▶ **WHAT YOU NEED TO DO**
Look through the data and write out every line with the word "hipSuccess" in it.

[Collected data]
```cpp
template <int KC, bool TRAIN>
__device__ __forceinline__ void f_tail(const FwdArgs &a, const char *X, const float *w5s, const float *wrow, const int *sidx, float b5,
                                       long long tile, long long gtile, int tid, float *wraw = nullptr) {
    constexpr int NS = KC == 0 ? 1 : 8 / (KC == 0 ? 1 : KC);
    const int lane = tid & 63, cg = tid & 31, r0 = 8 * (tid >> 5);
    const float4 wa = *reinterpret_cast<const float4 *>(w5s + 8 * cg), wb = *reinterpret_cast<const float4 *>(w5s + 8 * cg + 4);
    float pa[8];
    float4 fa[NS], fb[NS];
#pragma unroll
    for (int j = 0; j < NS; ++j) fa[j] = fb[j] = make_float4(0.f, 0.f, 0.f, 0.f);
#pragma unroll
    for (int i = 0; i < 8; ++i) {
        const int r = r0 + i;
        const uint4 h = *reinterpret_cast<const uint4 *>(X + r * PN_XRS + cg * 16);
        const uint4 m = *reinterpret_cast<const uint4 *>(X + PN_XPLANE + r * PN_XRS + cg * 16);
        if (TRAIN) {
            pn_f4 th = {__uint_as_float(h.x), __uint_as_float(h.y), __uint_as_float(h.z), __uint_as_float(h.w)};
            pn_f4 tm = {__uint_as_float(m.x), __uint_as_float(m.y), __uint_as_float(m.z), __uint_as_float(m.w)};
            PN_STREAM_STORE(th, reinterpret_cast<pn_f4 *>(a.sv.h4r + (gtile * PN_TILE + r) * 32 + cg));
            PN_STREAM_STORE(tm, reinterpret_cast<pn_f4 *>(a.sv.h4r + (a.sv.rows + gtile * PN_TILE + r) * 32 + cg));
        }
        float s = 0.f;
        s = pn_fma2_lo(h.x, m.x, wa.x, s); s = pn_fma2_hi(h.x, m.x, wa.y, s); s = pn_fma2_lo(h.y, m.y, wa.z, s); s = pn_fma2_hi(h.y, m.y, wa.w, s);
        s = pn_fma2_lo(h.z, m.z, wb.x, s); s = pn_fma2_hi(h.z, m.z, wb.y, s); s = pn_fma2_lo(h.w, m.w, wb.z, s); s = pn_fma2_hi(h.w, m.w, wb.w, s);
        pa[i] = s;
        if (KC != 0) {
            const float w = wrow[r];
            float4 &f0 = fa[i / (KC == 0 ? 1 : KC)], &f1 = fb[i / (KC == 0 ? 1 : KC)];
            f0.x = pn_fma2_lo(h.x, m.x, w, f0.x); f0.y = pn_fma2_hi(h.x, m.x, w, f0.y); f0.z = pn_fma2_lo(h.y, m.y, w, f0.z); f0.w = pn_fma2_hi(h.y, m.y, w, f0.w);
            f1.x = pn_fma2_lo(h.z, m.z, w, f1.x); f1.y = pn_fma2_hi(h.z, m.z, w, f1.y); f1.z = pn_fma2_lo(h.w, m.w, w, f1.z); f1.w = pn_fma2_hi(h.w, m.w, w, f1.w);
        }
    }
#pragma unroll
    for (int j = 0; j < (KC == 0 ? 0 : NS); ++j) {
        const long long vs = tile * (PN_TILE / (KC == 0 ? 1 : KC)) + (r0 / (KC == 0 ? 1 : KC)) + j;
        if (vs < a.cap_samples) {
            *reinterpret_cast<float4 *>(a.sv.fs + vs * PN_H + 8 * cg) = fa[j];
            *reinterpret_cast<float4 *>(a.sv.fs + vs * PN_H + 8 * cg + 4) = fb[j];
        }
    }
    {
        const bool b4 = lane & 16, b3 = lane & 8, b2 = lane & 4;
#pragma unroll
        for (int j = 0; j < 4; ++j) { const float send = b4 ? pa[j] : pa[j + 4], keep = b4 ? pa[j + 4] : pa[j]; pa[j] = keep + __shfl_xor(send, 16, 64); }
#pragma unroll
        for (int j = 0; j < 2; ++j) { const float send = b3 ? pa[j] : pa[j + 2], keep = b3 ? pa[j + 2] : pa[j]; pa[j] = keep + __shfl_xor(send, 8, 64); }
        { const float send = b2 ? pa[0] : pa[1], keep = b2 ? pa[1] : pa[0]; pa[0] = keep + __shfl_xor(send, 4, 64); }
        pa[0] += __shfl_xor(pa[0], 2, 64);
        pa[0] += __shfl_xor(pa[0], 1, 64);
        const int i = ((lane >> 4) & 1) * 4 + ((lane >> 3) & 1) * 2 + ((lane >> 2) & 1), r = r0 + i;
        const float x = pa[0] + b5 - 1.0f;
        float sg = pn_softplus(x) * wrow[r];
        if (TRAIN && (lane & 3) == 0) a.sv.arow[gtile * PN_TILE + r] = x;
        if (KC == 0) {
            if ((lane & 3) == 0) wraw[r] = sg;
            return;
        }
        if (KC >= 2) sg += __shfl_xor(sg, 4, 64);
        if (KC >= 4) sg += __shfl_xor(sg, 8, 64);
        if (KC >= 8) sg += __shfl_xor(sg, 16, 64);
        if ((lane & 3) == 0 && (i % (KC == 0 ? 1 : KC)) == 0) {
            const int si = sidx[r];
            if (si >= 0) a.decoded[(long long)si * 4] = sg;
        }
    }
}

#ifdef PN_PHASE_TRACE
PN_TR_DECL(pn_trace_fwd);
PN_TR_SPAN_DECL(pn_span_fwd);
#endif
template <bool TRAIN, bool PERS, int NP, bool WG2 = false, bool FRAMES = false>
__global__ __launch_bounds__(PN_NTHR, PN_NW / 2) void k_agg_forward(typename FwdArgsOf<FRAMES>::type a) {
    constexpr bool MIX = NP == 4;
    static_assert(!FRAMES || (!TRAIN && NP == 3), "per-point frames: the default inference arithmetic only");
    constexpr bool HR = !MIX;
    constexpr bool HC = TRAIN && !WG2;
    static_assert(!(MIX && WG2), "the two-plane weight-gradient mode keeps f16x3.h's arithmetic everywhere");
    pn_mode_saturate();
    extern __shared__ __attribute__((aligned(16))) char smem_f[];
    char *X = smem_f;
    float *exb = reinterpret_cast<float *>(smem_f + FL_EX), *w5s = reinterpret_cast<float *>(smem_f + FL_W5);
    float *wraw = reinterpret_cast<float *>(smem_f + FL_ROW), *wrow = wraw + PN_TILE, *wnrm = wrow + PN_TILE;
    int *sidx = reinterpret_cast<int *>(wnrm + PN_TILE);
    const float *frames = nullptr;
    if constexpr (FRAMES) frames = a.frames;
    const int tid0 = threadIdx.x;
    const int K = a.K, TS = a.TS;
    const unsigned kinv = pn_kinv(K);
    const int Ns = a.cls_info[PN_CI_COUNT + a.cls];
    const long long vb = a.cls_info[PN_CI_VBASE + a.cls], tb = a.cls_info[PN_CI_TBASE + a.cls];
    a.valid_list = a.cls_list + vb; a.cap_samples = Ns;
    a.sv.fs += vb * PN_H;
    const long long ntiles = ((long long)Ns + TS - 1) / TS;
    const float *P = a.params;
    const char *img = reinterpret_cast<const char *>(a.packed);
    if (tid0 < PN_H) w5s[tid0] = P[PO_W5 + tid0];
    const float b5 = P[PO_B5];
    const int tile_last = (int)ntiles, grid = gridDim.x;
    int t0 = blockIdx.x, t1 = t0 + grid, t2 = t1 + grid;
    if (t0 >= tile_last) return;
    int *claim_ctr = a.sv.cls_info + PN_CI_CLAIM + a.cls, *claim_w = reinterpret_cast<int *>(smem_f + FL_CLAIM);
    int nclaim = 0;

    long long tile = t0;
    int si0, si1, si2, p0, p1;
    FGather G;
    {
        const int row = tid0 / PN_TPR, q = tid0 % PN_TPR, k = row - pn_row_div(row, kinv) * K;
        si0 = f_sample_of(a, tile, row, Ns, kinv); si1 = t1 < tile_last ? f_sample_of(a, t1, row, Ns, kinv) : -1;
        si2 = t2 < tile_last ? f_sample_of(a, t2, row, Ns, kinv) : -1;
        p0 = si0 >= 0 ? a.pidx[(long long)si0 * a.Kstride + k] : -1;
        p1 = si1 >= 0 ? a.pidx[(long long)si1 * a.Kstride + k] : -1;
        f_gather<PERS, FRAMES>(a, G, si0, p0, q, frames);
// ... 398 lines not shown
```

pointnerf_amd/csrc/pn_common.h:

```cpp
#pragma once
#include <hip/hip_runtime.h>
#include <stdint.h>
#include <stddef.h>
#include "pnerf.h"

#define PN_WAVE 64

#define PN_CHECK_LAUNCH()                                         \
    do {                                                          \
        if (hipGetLastError() != hipSuccess) return PNERF_E_LAUNCH; \
    } while (0)

static inline size_t pn_align(size_t x, size_t a = 256) { return (x + a - 1) / a * a; }
static inline int pn_cdiv(long long a, long long b) { return (int)((a + b - 1) / b); }

static inline int pn_capped_grid(long long tiles, long long cap) { return (int)(tiles < cap ? (tiles > 0 ? tiles : 1) : cap); }
static inline int pn_cu_count() {
    int dev = 0, ncu = 256;
    if (hipGetDevice(&dev) != hipSuccess) return 0;
    return hipDeviceGetAttribute(&ncu, hipDeviceAttributeMultiprocessorCount, dev) == hipSuccess ? ncu : 256;
}

struct PnCarver {
    char *base; size_t off;
    explicit PnCarver(void *p) : base((char *)p), off(0) {}
    template <class T> T *take(size_t n) {
        T *r = base ? (T *)(base + off) : nullptr;
        off += pn_align(n * sizeof(T));
        return r;
    }
};

enum PnKernelId { PNK_GRID = 0, PNK_PROBE, PNK_NEIGHBORS, PNK_COMPACT, PNK_PACK, PNK_AGG_FWD, PNK_COLOR_FWD, PNK_RAYMARCH_FWD,
                  PNK_RAYMARCH_BWD, PNK_COLOR_BWD, PNK_AGG_BWD, PNK_WGRAD, PNK_WGRAD_REDUCE, PNK_GATHER, PNK_ADAM, PNK_COUNT };
extern int pn_prof_enabled;
void pn_prof_mark(int id, bool begin, hipStream_t s);
struct PnProfScope {
    int id; hipStream_t s;
    PnProfScope(int id_, hipStream_t s_) : id(id_), s(s_) { if (pn_prof_enabled) pn_prof_mark(id, true, s); }
    ~PnProfScope() { if (pn_prof_enabled) pn_prof_mark(id, false, s); }
};

size_t pn_scan_scratch_ints(long long n);
int pn_exclusive_scan_i32(const int *in, int *out, long long n, int *scratch, hipStream_t s);
int pn_compact_gt0_i32(const int *in, long long n, int *list, int *count_out, int *scratch, hipStream_t s);

__device__ __forceinline__ int pn_zero_one_point(int p, int n) { return p < 0 ? 0 : (p >= n ? n - 1 : p); }
struct PnZeroOne {
    float c, eps;
    __device__ __forceinline__ PnZeroOne(float conf, float eps_) : c(fminf(fmaxf(conf, 1e-4f), 1.0f)), eps(eps_) {}
    __device__ __forceinline__ bool inside() const { return c >= eps && c <= 1.f - eps; }
    __device__ __forceinline__ float value() const {
        const float v = fminf(fmaxf(c, eps), 1.f - eps);
        return logf(v) + logf(1.f - v);
    }
    __device__ __forceinline__ float grad(float gs) const { return inside() ? gs * (1.f / c - 1.f / (1.f - c)) : 0.f; }
};

struct PnGridDev {
    float ox, oy, oz;
    float vx, vy, vz;
    int gx, gy, gz;
    int by, bz;
    int P;
    const char *base;
    const int *info;
    const uint4 *bricks;
    const uint32_t *occ;
    const float4 *pts;
};

struct PnGridLayout {
    size_t info, bricks, occ, pts, ostart, keys, cnt, tmp_idx, ocell, bocc, bpts, brank, bbase, scan, total;
    long long G, NB;
};
PnGridLayout pn_grid_layout(const pnerf_grid_params *gp, int n);
PnGridDev pn_grid_dev(const pnerf_grid_params *gp, const void *ws, int n_unused);

__device__ __forceinline__ int pn_cell(float p, float o, float v) {
    return (int)floorf((p - o) / v);
}
__host__ __device__ __forceinline__ int pn_brick_of(int x, int y, int z, int by, int bz) { return ((x >> 2) * by + (y >> 2)) * bz + (z >> 2); }
__host__ __device__ __forceinline__ int pn_cell_in_brick(int x, int y, int z) { return ((x & 3) << 4) | ((y & 3) << 2) | (z & 3); }
__device__ __forceinline__ const int *pn_grid_ostart(const PnGridDev &g) { return (const int *)(g.base + (size_t)g.info[PNERF_GI_OSTART_OFF] * 256); }
__device__ __forceinline__ int pn_cell_points(const PnGridDev &g, const int *__restrict__ ostart, int cell0, int x, int y, int z, int &st) {
    const int brick = pn_brick_of(x, y, z, g.by, g.bz), local = pn_cell_in_brick(x, y, z);
    const uint4 rec = g.bricks[brick];
    const unsigned long long bits = ((unsigned long long)rec.y << 32) | rec.x;
    if (!((bits >> local) & 1ull) || brick * 64 + local == cell0) return 0;
    const int o = (int)rec.z + __popcll(bits & ((1ull << local) - 1ull));
    st = ostart[o];
    return min(g.P, ostart[o + 1] - st);
}
```

pointnerf_amd/csrc/scan.hip:

```cpp
#include "pn_common.h"

namespace {
constexpr int TPB = 256;
constexpr int EPT = 8;
constexpr int CHUNK = TPB * EPT;

template <int MODE> __device__ __forceinline__ int xf(int v) { return MODE == 0 ? v : (v > 0 ? 1 : 0); }
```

▶ **TASK RESPONSE**
        if (hipGetLastError() != hipSuccess) return PNERF_E_LAUNCH; \
    if (hipGetDevice(&dev) != hipSuccess) return 0;
    return hipDeviceGetAttribute(&ncu, hipDeviceAttributeMultiprocessorCount, dev) == hipSuccess ? ncu : 256;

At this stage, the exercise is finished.